> **Data for the task**
---*---

static size_t host_view_set_camera(HostView& v, const mi_dmrecon_camera* cam, int32_t width, int32_t height) {
// ... 405 lines not shown
        const size_t jb = job_bytes;
#pragma omp parallel for schedule(static) num_threads(n_threads) if (n_threads > 1)
        for (int j = 0; j < nj; ++j) {
            std::memcpy(hu + up_jobs + (size_t)j * jb, &dj[j], job_prefix_bytes(dj[j].n_global));
            const size_t n = jobs[j].seeds.size();
            if (n) {
                std::memcpy(hu + up_seeds + seed_off[j] * sizeof(DevEntry), jobs[j].seeds.data(), n * sizeof(DevEntry));
                std::memcpy(hu + up_hyps + seed_off[j] * sizeof(DevHyp), jobs[j].seed_hyp.data(), n * sizeof(DevHyp));
            }
        }
    }
    mark("  upload: staging");
    if (c->bs.d_jobs_packed.reserve(((size_t)nj * job_bytes + 3) / 4)) return fail(MI_DMRECON_EDEVICE, "hipMalloc(jobs) failed");
    HIP_TRY(hipMemcpyAsync(c->bs.d_jobs_packed.p, c->bs.h_up + up_jobs, (size_t)nj * job_bytes, hipMemcpyHostToDevice, S));
    mi_launch_unpack_jobs(S, c->bs.d_jobs_packed.p, (unsigned)(job_bytes / 4), c->bs.d_jobs.p, nj);
    HIP_TRY(hipMemsetAsync(c->d_counters, 0, sizeof(DevCounters), S));
    if (c->bs.d_hyp.reserve(std::max<size_t>(n_seeds_total, 1)) || c->bs.d_keyoff.reserve(nj)
        || c->bs.d_round_work.reserve(MI_MAX_ROUNDS) || c->bs.d_round_work_t.reserve(MI_MAX_ROUNDS) || c->bs.d_round_items.reserve(MI_MAX_ROUNDS)
        || c->bs.d_follow_cnt.reserve(MI_FOLLOW_LISTS * MI_MAX_ROUNDS) || c->bs.d_view.reserve(4 * (size_t)nj)
        || c->bs.d_front.reserve(7 * (size_t)nj) || c->bs.d_front_resume.reserve(2 * (size_t)nj))
        return fail(MI_DMRECON_EDEVICE, "hipMalloc(work lists) failed");
    HIP_TRY(hipMemsetAsync(c->bs.d_round_work.p, 0, MI_MAX_ROUNDS * sizeof(unsigned), S));
    HIP_TRY(hipMemsetAsync(c->bs.d_round_work_t.p, 0, MI_MAX_ROUNDS * sizeof(unsigned), S));
    HIP_TRY(hipMemsetAsync(c->bs.d_round_items.p, 0, MI_MAX_ROUNDS * sizeof(unsigned), S));
    if (const char* e = std::getenv("MI_DMRECON_VIEW_HANDOVER")) handover = (unsigned)std::max(0L, std::atol(e));
    host_rounds_only = [] { const char* e = std::getenv("MI_DMRECON_HOST_ROUNDS"); return e && std::atoi(e) != 0; }();
    if (st->nrReconNeighbors > 8) handover = 0;
    HIP_TRY(hipMemsetAsync(c->bs.d_view.p, 0, 4 * (size_t)nj * sizeof(unsigned), S));
    if (handover < 1000000000u) HIP_TRY(hipMemsetAsync(c->bs.d_view.p, 0xFF, (size_t)nj * sizeof(unsigned), S));
    HIP_TRY(hipMemsetAsync(c->bs.d_follow_cnt.p, 0, MI_FOLLOW_LISTS * MI_MAX_ROUNDS * sizeof(unsigned), S));
    HIP_TRY(hipMemcpyAsync(c->bs.d_keyoff.p, c->bs.h_up + up_keyoff, nj * sizeof(unsigned), hipMemcpyHostToDevice, S));
// ... 75 lines not shown
    struct Pending { int round; size_t ev_thr, ev_lat; };
    Pending pend[2]; int n_pend = 0;
    bool stop = false;
    const bool SEED_REOPT = seed_mode == 1;
    auto enqueue = [&](int r) -> int {
        const bool spec = SPEC_MAX > 0 && known_thr < SPEC_MAX;
        const bool self = SEED_REOPT && r == 1;
        DevSettings ds = this->ds;
        ds.self_round = self ? 1 : 0;
        ev.begin(S, EventLog::SWEEP, 0);
        D->generate(S, c->bs.d_jobs.p, nj, max_tiles, c->bs.d_work.p, c->bs.d_work2.p, c->bs.d_round_work_t.p, c->bs.d_round_work.p,
                    d_vcount, d_vmode, handover, r, spec ? c->bs.d_follow.p : nullptr, c->bs.d_round_items.p, self ? 1 : 0);
        ev.end(S);
        const unsigned* n_thr_p = c->bs.d_round_work_t.p + r; const unsigned* n_lat_p = c->bs.d_round_work.p + r;
        const unsigned est = std::max(2u * known_thr, 65536u);
        const unsigned waves = (est + ppw - 1) / ppw;
        const bool any_lat = !wide && (r >= 2 || handover >= 1000000000u);
        ev.begin(S, EventLog::BULK, 0);
        const size_t ev_thr = ev.items.size() - 1;
        size_t ev_lat = (size_t)-1;
        unsigned* fcnt = c->bs.d_follow_cnt.p + MI_FOLLOW_LISTS * (size_t)r;
        const unsigned plain_min = spec ? spec_cap : 0u;
        const bool need_plain = !spec || 16ull * (unsigned long long)known_thr >= (unsigned long long)spec_cap;
        if (spec) {
            const unsigned quads = std::min(std::max(3u * known_thr, 16384u), 4u * spec_cap);
            D->optimize_spec(S, (quads + ppw - 1) / ppw, c->bs.d_jobs.p, c->sc->d_views.p, c->sc->d_lut, ds, c->bs.d_work.p, c->bs.d_spec.p,
                             c->bs.d_follow.p, c->bs.d_round_items.p + r, n_thr_p, 0u, 0u, spec_cap, r, c->d_counters);
        }
        if (!need_plain) { }
        else if (known_thr < ONE_LAUNCH_MAX)
            D->optimize(S, 1, spec ? std::max(1u, waves / 2) : waves, c->bs.d_jobs.p, c->sc->d_views.p, c->sc->d_lut, ds, c->bs.d_work.p, nullptr, c->bs.d_results.p, n_thr_p,
                        0u, plain_min, 0xFFFFFFFFu, r, c->d_counters, nullptr, nullptr, nullptr, nullptr, 0u, 0u, nullptr);
        else {
            const bool segs = [] { const char* e = std::getenv("MI_DMRECON_FOLLOW_SEGMENTS"); return !e || std::atoi(e) != 0; }();
            const unsigned fseg_full = (unsigned)((total_px + MI_FOLLOW_SEGS - 1) / MI_FOLLOW_SEGS) + 64u;
            const unsigned fseg = segs ? fseg_full : 0u;
            const size_t fstride = (size_t)fseg_full * MI_FOLLOW_SEGS;
            unsigned* fl[5] = {c->bs.d_follow.p, c->bs.d_follow.p + fstride, c->bs.d_follow.p + 2 * fstride, c->bs.d_follow.p + 3 * fstride, c->bs.d_follow.p};
            const bool ordered = SINGLE_FOLLOW && !std::getenv("MI_DMRECON_DEBUG_SCRAMBLE")
                && [] { const char* e = std::getenv("MI_DMRECON_FOLLOW_ORDERED"); return !e || std::atoi(e) != 0; }();
            if (ordered && (c->bs.d_fmask.reserve(total_px / ppw + 4096) || c->bs.d_fblk.reserve(1024)))
                return fail(MI_DMRECON_EDEVICE, "hipMalloc(follow-up masks) failed");
            D->optimize(S, 1, waves, c->bs.d_jobs.p, c->sc->d_views.p, c->sc->d_lut, ds, c->bs.d_work.p, nullptr, c->bs.d_results.p, n_thr_p,
                        0u, plain_min, 0xFFFFFFFFu, r, c->d_counters, nullptr, nullptr, ordered ? nullptr : fl[0], fcnt, fseg, 0u, ordered ? c->bs.d_fmask.p : nullptr);
            if (ordered) mi_launch_follow_compact(S, c->bs.d_fmask.p, n_thr_p, plain_min, 0xFFFFFFFFu, ppw, 64u / ppw, c->bs.d_fblk.p, fl[0], fcnt);
            if (SINGLE_FOLLOW) {
                unsigned div = 4;
                const int n_single = SINGLE_FOLLOW >= 4 ? 4 : std::max(1, SINGLE_FOLLOW);
                for (int k = 0; k < n_single; ++k, div *= 4) {
                    D->optimize(S, k < FAST_FOLLOW ? 2 : 1, std::max(64u, waves / div), c->bs.d_jobs.p, c->sc->d_views.p, c->sc->d_lut, ds, c->bs.d_work.p, nullptr,
                                c->bs.d_results.p, n_thr_p, 0u, 0u, 0xFFFFFFFFu, r, c->d_counters, fl[k], fcnt + MI_FOLLOW_SEGS * k, fl[k + 1], fcnt + MI_FOLLOW_SEGS * (k + 1), fseg,
                                (k == 0 && ordered) ? 0u : fseg, nullptr);
                    ++n_launch;
                }
// ... 66 lines not shown
        while (n_pend > 1 || (stop && n_pend > 0)) {
            const int r = retire();
            if (r < 0) return r;
            if (r == 1) {
                while (n_pend > 0) { HIP_TRY(wait_event(c->bs.poll_ev[pend[0].round & 1])); pend[0] = pend[1]; --n_pend; }
                round = last_seen; done = true;
                return 0;
            }
            if (n_alive == 0) { HIP_TRY(wait_stream(S)); return 0; }
            if (last_thr == 0 && !host_rounds_only) stop = true;
        }
    }
    if (stop) {
        if (last_thr != 0) return fail(MI_DMRECON_EDEVICE, "internal: throughput entries after the hand-over");
        tail_known = last_lat;
        HIP_TRY(hipMemcpyAsync(&c->bs.h_poll[2].hc, c->d_counters, sizeof(hc), hipMemcpyDeviceToHost, S));
        have_handover = true;
        to_tail = true;
        return 0;
    }
    if (n_alive > 0) truncated = true;
    return 0;
}
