struct MergeBP {
	DigestP d;
	const MergeEnt *list;
	const uint32_t *count;
	int64_t *out_sum;
	uint32_t *out_cnt;
	MergeEnt *slow_list;
	uint32_t *slow_count;
	const double *qs;
	uint32_t nq;
	double *qout;
};

__device__ __forceinline__ double td_quantile_dev(const uint32_t *c_cnt, const unsigned long long *c_sum, const uint32_t *c_wb, uint32_t nc, uint32_t N,
						  int32_t vmin, int32_t vmax, double q)
{
	if (!N) return 0.0;
	if (q < 0.0) q = 0.0;
	if (q > 1.0) q = 1.0;
	const double t = q * (double)N;
	uint32_t lo = 0, hi = nc;
	while (lo < hi) {
		const uint32_t mid = (lo + hi) >> 1;
		if (t < (double)c_wb[mid] + (double)c_cnt[mid] * 0.5) hi = mid; else lo = mid + 1;
	}
	double res;
	if (lo < nc) {
		const double mean = (double)(int64_t)c_sum[lo] / (double)c_cnt[lo];
		const double c = (double)c_wb[lo] + (double)c_cnt[lo] * 0.5;
		if (lo == 0) {
			const double l = (double)vmin;
			res = c <= 0.0 ? mean : l + (mean - l) * (t / c);
		} else {
			const double pm = (double)(int64_t)c_sum[lo - 1] / (double)c_cnt[lo - 1];
			const double pc = (double)c_wb[lo - 1] + (double)c_cnt[lo - 1] * 0.5;
			res = pm + (mean - pm) * ((t - pc) / (c - pc));
		}
	} else {
		const double pm = (double)(int64_t)c_sum[nc - 1] / (double)c_cnt[nc - 1];
		const double pc = (double)c_wb[nc - 1] + (double)c_cnt[nc - 1] * 0.5;
		const double h = (double)vmax, span = (double)N - pc;
		res = span <= 0.0 ? h : pm + (h - pm) * ((t - pc) / span);
	}
	return floor(res + 0.5);
}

---*---

> **Exercise prompt**
Write the lines out verbatim, from the one with "res = pm + (mean" through the last line of the entries, and stop there.

> **Reply to the exercise**
			res = pm + (mean - pm) * ((t - pc) / (c - pc));
		}
	} else {
		const double pm = (double)(int64_t)c_sum[nc - 1] / (double)c_cnt[nc - 1];
		const double pc = (double)c_wb[nc - 1] + (double)c_cnt[nc - 1] * 0.5;
		const double h = (double)vmax, span = (double)N - pc;
		res = span <= 0.0 ? h : pm + (h - pm) * ((t - pc) / span);
	}
	return floor(res + 0.5);
}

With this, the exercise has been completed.